Dataset entries
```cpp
template <int CIN, int COUT, int KS, int ST, int WM, int WN, int NT, int WW, int PRO, int EPI, int CBMAX = 64, int TPC = 1>
static hipError_t conv_mfma_launch(xfh_ctx* c, const ConvArgs& a, int B, int* npart_out, int layer) {
    constexpr int WH = 32 / WW, TH = WM * WH, TW = WW;
    constexpr int COUTP = WN * NT * 32;
    constexpr int TIH = (TH - 1) * ST + KS, TIW = (TW - 1) * ST + KS;
    constexpr int CB = CIN > CBMAX ? CBMAX : CIN;
    constexpr int NWBUF = (KS * KS * (CIN / CB) / TPC) > 1 ? 2 : 1;
    constexpr int STATF = (PRO == PRO_FUSE || PRO == PRO_FUSEA) ? 384 : (PRO == PRO_B2IN ? 4 * CIN : 2 * CIN);
    constexpr size_t LDS = sizeof(float) * ((size_t)TIH * TIW * (CIN + 4) + NWBUF * (size_t)COUTP * (TPC * CB + 4) + STATF);
    static_assert(LDS <= 160 * 1024, "LDS budget");
    static_assert(sizeof(double) * WM * COUTP * 2 <= LDS, "stat scratch");
    static_assert(sizeof(double) * 512 <= sizeof(float) * (size_t)TIH * TIW * (CIN + 4), "bn_fold scratch in the input tile");
    ConvArgs aa = a;
    aa.dbg = layer;
    aa.tiles_x = (a.Wout + TW - 1) / TW;
    const int tiles_y = (a.Hout + TH - 1) / TH;
    const int ntile = aa.tiles_x * tiles_y;
    if (npart_out) *npart_out = ntile;
    auto kern = k_conv_mfma<CIN, COUT, KS, ST, WM, WN, NT, WW, PRO, EPI, CBMAX, TPC>;
    XFH_SET_LDS_ATTR_ONCE(c, kern, LDS);
    launch_k(c, XFH_K_CONV_MFMA, layer, kern, dim3(ntile, 1, B), dim3(64 * WM * WN), LDS, aa);
    return hipGetLastError();
}

#ifndef XFH_CONV_T
#define XFH_CONV_T 1
#endif
template <int CIN, int COUT, int KS, int ST, int WM, int WN, int NT, int WW, int PRO, int EPI, int CBMAX = 64>
static hipError_t conv_mfma_t_launch(xfh_ctx* c, const ConvArgs& a, int B, int* npart_out, int layer) {
    constexpr int WH = 32 / WW, TH = WM * WH, TW = WW;
    constexpr int COUTP = WN * NT * 32;
    constexpr int TIH = (TH - 1) * ST + KS, TIW = (TW - 1) * ST + KS;
    constexpr int CB = CIN > CBMAX ? CBMAX : CIN;
    constexpr size_t LDS = sizeof(float) * ((size_t)TIH * TIW * (CIN + 4) + 3 * (size_t)COUTP * (CB + 4)) + sizeof(double) * WM * COUTP * 2;
    static_assert(LDS <= 160 * 1024, "LDS budget");
    ConvArgs aa = a;
    aa.dbg = layer;
    aa.tiles_x = (a.Wout + TW - 1) / TW;
    const int ntile = aa.tiles_x * ((a.Hout + TH - 1) / TH);
    if (npart_out) *npart_out = ntile;
    auto kern = k_conv_mfma_t<CIN, COUT, KS, ST, WM, WN, NT, WW, PRO, EPI, CBMAX>;
    XFH_SET_LDS_ATTR_ONCE(c, kern, LDS);
    const int total = ntile * B;
// ... 115 lines not shown
            a.xstat = c->xstat; a.w0 = c->w.direct[0]; a.bias0 = (EPI == EPI_BIAS_RELU) ? c->w.bn_bias[0] : nullptr;
            e = conv_direct_launch<4, 8, 2, PRO_L0>(c, a, B, &np, li);
            break;
        case 2: e = conv_direct_launch<8, 8, 1, PRO_BN>(c, a, B, &np, li); break;
        case 3:
            a.w = c->w.alt[li];
            if (persistent(B)) e = conv_mfma_p_launch<8, 24, 3, 2, 4, 1, 1, 16, PRO_BN, EPI>(c, a, B, &np, li);
            else e = conv_mfma_launch<8, 24, 3, 2, 4, 1, 1, 16, PRO_BN, EPI, 64, 9>(c, a, B, &np, li);
            break;
        case 4:
            if (persistent(B)) { a.w = c->w.alt[li]; e = conv_mfma_p_launch<24, 24, 3, 1, 4, 1, 1, 16, PRO_B2IN, EPI>(c, a, B, &np, li); }
            else { a.w = c->w.alt[li]; e = conv_mfma_launch<24, 24, 3, 1, 4, 1, 1, 16, PRO_B2IN, EPI, 64, 9>(c, a, B, &np, li); }
            break;
        case 5:
            if (persistent(B)) { a.w = c->w.alt[li]; e = conv_mfma_p_launch<24, 24, 3, 1, 4, 1, 1, 16, PRO_BN, EPI>(c, a, B, &np, li); }
            else { a.w = c->w.alt[li]; e = conv_mfma_launch<24, 24, 3, 1, 4, 1, 1, 16, PRO_BN, EPI, 64, 9>(c, a, B, &np, li); }
            break;
        case 6:
            if (consumer_fold(B)) { a.w = c->w.alt[li]; e = conv_mfma_launch<24, 64, 3, 2, 4, 1, 2, 16, PRO_BN, EPI, 64, 3>(c, a, B, &np, li); }
            else if constexpr ((XFH_CONV_T & 2) != 0) { if (!small_batch(B)) e = conv_mfma_t_launch<24, 64, 3, 2, 4, 1, 2, 16, PRO_BN, EPI>(c, a, B, &np, li); else e = conv_mfma_launch<24, 64, 3, 2, 4, 1, 2, 16, PRO_BN, EPI>(c, a, B, &np, li); }
            else e = conv_mfma_launch<24, 64, 3, 2, 4, 1, 2, 16, PRO_BN, EPI>(c, a, B, &np, li);
            break;
        case 7: case 17: case 16:
            if (small_batch(B)) {
                a.w = c->w.m16[li];
                const long t2 = (long)((Hout + 1) / 2) * ((Wout + 15) / 16) * B;
                if (li == 16) e = split_channels(Hout, Wout, 2, 16, B) ? conv_mfma16_launch<64, 64, 1, 16, 2, PRO_FUSE, EPI, 2>(c, a, B, &np, li)
                                : t2 > XFH_M16_TALL ? conv_mfma16_launch<64, 64, 1, 16, 4, PRO_FUSE, EPI>(c, a, B, &np, li) : conv_mfma16_launch<64, 64, 1, 16, 2, PRO_FUSE, EPI>(c, a, B, &np, li);
                else e = split_channels(Hout, Wout, 2, 16, B) ? conv_mfma16_launch<64, 64, 1, 16, 2, PRO_BN, EPI, 2>(c, a, B, &np, li)
                       : t2 > XFH_M16_TALL ? conv_mfma16_launch<64, 64, 1, 16, 4, PRO_BN, EPI>(c, a, B, &np, li) : conv_mfma16_launch<64, 64, 1, 16, 2, PRO_BN, EPI>(c, a, B, &np, li);
            } else {
                a.w = c->w.alt[li];
                if (li == 16) {
                    const int n4 = c->lh[11] * c->lw[11] * 64, n5 = c->lh[15] * c->lw[15] * 64;
                    hipLaunchKernelGGL(k_act_pyramid, dim3(((n4 + n5) / 4 + 255) / 256, 1, B), dim3(256), 0, c->stream, (const float*)c->raw[11], c->raw_stride[11],
                                       (const float*)c->stat[11], n4, (const float*)c->raw[15], c->raw_stride[15], (const float*)c->stat[15], n5, c->act4, c->act5);
                    a.r4 = c->act4; a.r5 = c->act5;
                    e = conv_mfma_launch<64, 64, 3, 1, 4, 2, 1, 16, PRO_FUSEA, EPI, 32>(c, a, B, &np, li);
                }
                else if constexpr ((XFH_CONV_T & 16) != 0) e = conv_mfma_t_launch<64, 64, 3, 1, 4, 2, 1, 16, PRO_BN, EPI, 32>(c, a, B, &np, li);
                else e = conv_mfma_launch<64, 64, 3, 1, 4, 2, 1, 16, PRO_BN, EPI, 32>(c, a, B, &np, li);
            }
            break;
        case 8:
            if (persistent(B)) e = conv_mfma_p_launch<64, 64, 1, 1, 4, 1, 2, 16, PRO_BN, EPI>(c, a, B, &np, li);
            else e = conv_mfma_launch<64, 64, 1, 1, 4, 1, 2, 16, PRO_BN, EPI>(c, a, B, &np, li);
            break;
        case 9:
            if (small_batch(B)) { a.w = c->w.m16[li]; e = split_channels(Hout, Wout, 4, 8, B) ? conv_mfma16_launch<64, 64, 2, 8, 2, PRO_BN, EPI, 2>(c, a, B, &np, li) : conv_mfma16_launch<64, 64, 2, 8, 2, PRO_BN, EPI>(c, a, B, &np, li); }
            else if constexpr ((XFH_CONV_T & 1) != 0) e = conv_mfma_t_launch<64, 64, 3, 2, 2, 2, 1, 8, PRO_BN, EPI>(c, a, B, &np, li);
            else e = conv_mfma_launch<64, 64, 3, 2, 2, 2, 1, 8, PRO_BN, EPI>(c, a, B, &np, li);
            break;
        case 10: case 11:
            if (small_batch(B)) { a.w = c->w.m16[li]; e = split_channels(Hout, Wout, 4, 8, B) ? conv_mfma16_launch<64, 64, 1, 8, 2, PRO_BN, EPI, 2>(c, a, B, &np, li) : conv_mfma16_launch<64, 64, 1, 8, 2, PRO_BN, EPI>(c, a, B, &np, li); }
            else if constexpr ((XFH_CONV_T & 4) != 0) { a.w = c->w.alt[li]; e = conv_mfma_t_launch<64, 64, 3, 1, 4, 2, 1, 8, PRO_BN, EPI, 32>(c, a, B, &np, li); }
            else { a.w = c->w.alt[li]; e = conv_mfma_launch<64, 64, 3, 1, 4, 2, 1, 8, PRO_BN, EPI, 32>(c, a, B, &np, li); }
            break;
        case 12:
            if (small_batch(B)) { a.w = c->w.m16[li]; e = split_channels(Hout, Wout, 4, 4, B) ? conv_mfma16_launch<64, 128, 2, 4, 1, PRO_BN, EPI, 2>(c, a, B, &np, li) : conv_mfma16_launch<64, 128, 2, 4, 1, PRO_BN, EPI>(c, a, B, &np, li); break; }
            a.w = c->w.alt[li];
            if constexpr ((XFH_CONV_T & 2) != 0) e = conv_mfma_t_launch<64, 128, 3, 2, 1, 4, 1, 8, PRO_BN, EPI, 32>(c, a, B, &np, li);
            else e = conv_mfma_launch<64, 128, 3, 2, 1, 4, 1, 8, PRO_BN, EPI, 32>(c, a, B, &np, li);
            break;
        case 13: case 14:
            if constexpr ((XFH_CONV_T & 8) != 0) { if (!small_batch(B)) { a.w = c->w.alt[li]; e = conv_mfma_t_launch<128, 128, 3, 1, 4, 4, 1, 8, PRO_BN, EPI, 32>(c, a, B, &np, li); break; } }
            if (!small_batch(B)) { a.w = c->w.alt[li]; e = conv_mfma_launch<128, 128, 3, 1, 4, 4, 1, 8, PRO_BN, EPI, 32>(c, a, B, &np, li); }
            else { a.w = c->w.m16[li]; e = split_channels(Hout, Wout, 4, 4, B) ? conv_mfma16_launch<128, 128, 1, 4, 1, PRO_BN, EPI, 2>(c, a, B, &np, li) : conv_mfma16_launch<128, 128, 1, 4, 1, PRO_BN, EPI>(c, a, B, &np, li); }
            break;
        case 15: e = conv_mfma_launch<128, 64, 1, 1, 1, 2, 1, 8, PRO_BN, EPI>(c, a, B, &np, li); break;
        case 18:
            if (persistent(B)) e = conv_mfma_p_launch<64, 64, 1, 1, 4, 1, 2, 16, PRO_PLAIN, EPI>(c, a, B, &np, li);
// ... 200 lines not shown
```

YOUR TASK - Wherever a line above contains the string "lines", copy that line.

RESPONSE BOX -
// ... 115 lines not shown
// ... 200 lines not shown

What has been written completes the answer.